**Task item**
Look below for lines that hold the string "scratch" and copy each one.

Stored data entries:
════════

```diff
+            for (int r = 0; r < BOX_R; r++) { s0[r] = 0; s1[r] = 0; s2[r] = 0; }
+#pragma unroll JU
+            for (int j = 0; j < BOX_R + BSM - 1; j++) {
+                if (j >= BOX_R + bs - 1) break;
+                double h0 = (double)cxx[ty0 + j][tx], h1 = (double)cxy[ty0 + j][tx], h2 = (double)cyy[ty0 + j][tx];
+#pragma unroll
+                for (int k = 1; k < BSM; k++) {
+                    if (k >= bs) break;
+                    h0 += (double)cxx[ty0 + j][tx + k];
+                    h1 += (double)cxy[ty0 + j][tx + k];
+                    h2 += (double)cyy[ty0 + j][tx + k];
+                }
+#pragma unroll
+                for (int r = 0; r < BOX_R; r++) {
+                    if (j == r) { s0[r] = h0; s1[r] = h1; s2[r] = h2; }
+                    else if (j > r && j - r < bs) { s0[r] += h0; s1[r] += h1; s2[r] += h2; }
+                }
+            }
+#pragma unroll
+            for (int r = 0; r < BOX_R; r++) {
+                const int y = y0 + ty0 + r;
+                if (y < h) {
+                    const float a = (float)s0[r] * 0.5f, b = (float)s1[r], c = (float)s2[r] * 0.5f;
+                    const float d = (a - c) * (a - c) + b * b;
+                    const float e = (a + c) - sqrtf(d);
+                    eig[(size_t)y * w + x] = e;
+                    const uint32_t k = order_key(e);
+                    kmax = k > kmax ? k : kmax;
+                }
+            }
         }
     }
 #pragma unroll
@@ -559,7 +619,7 @@
                 double min_distance, int block_size, float* d_pts, int32_t* d_count, float* d_eig,
                 hipStream_t st) {
     if (w <= 0 || h <= 0) { set_last_error("gftt: invalid size"); return VS_ERR_INVALID_ARG; }
-    const int cap = w * h / 4 + 64;
+    const int cap = w * h;
     void* scratch = nullptr;
     VS_HIP_TRY(hipMalloc(&scratch, gftt_work_bytes(w, h, cap)));
     GfttWork wk;
```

════════

**Answer section**
     void* scratch = nullptr;
     VS_HIP_TRY(hipMalloc(&scratch, gftt_work_bytes(w, h, cap)));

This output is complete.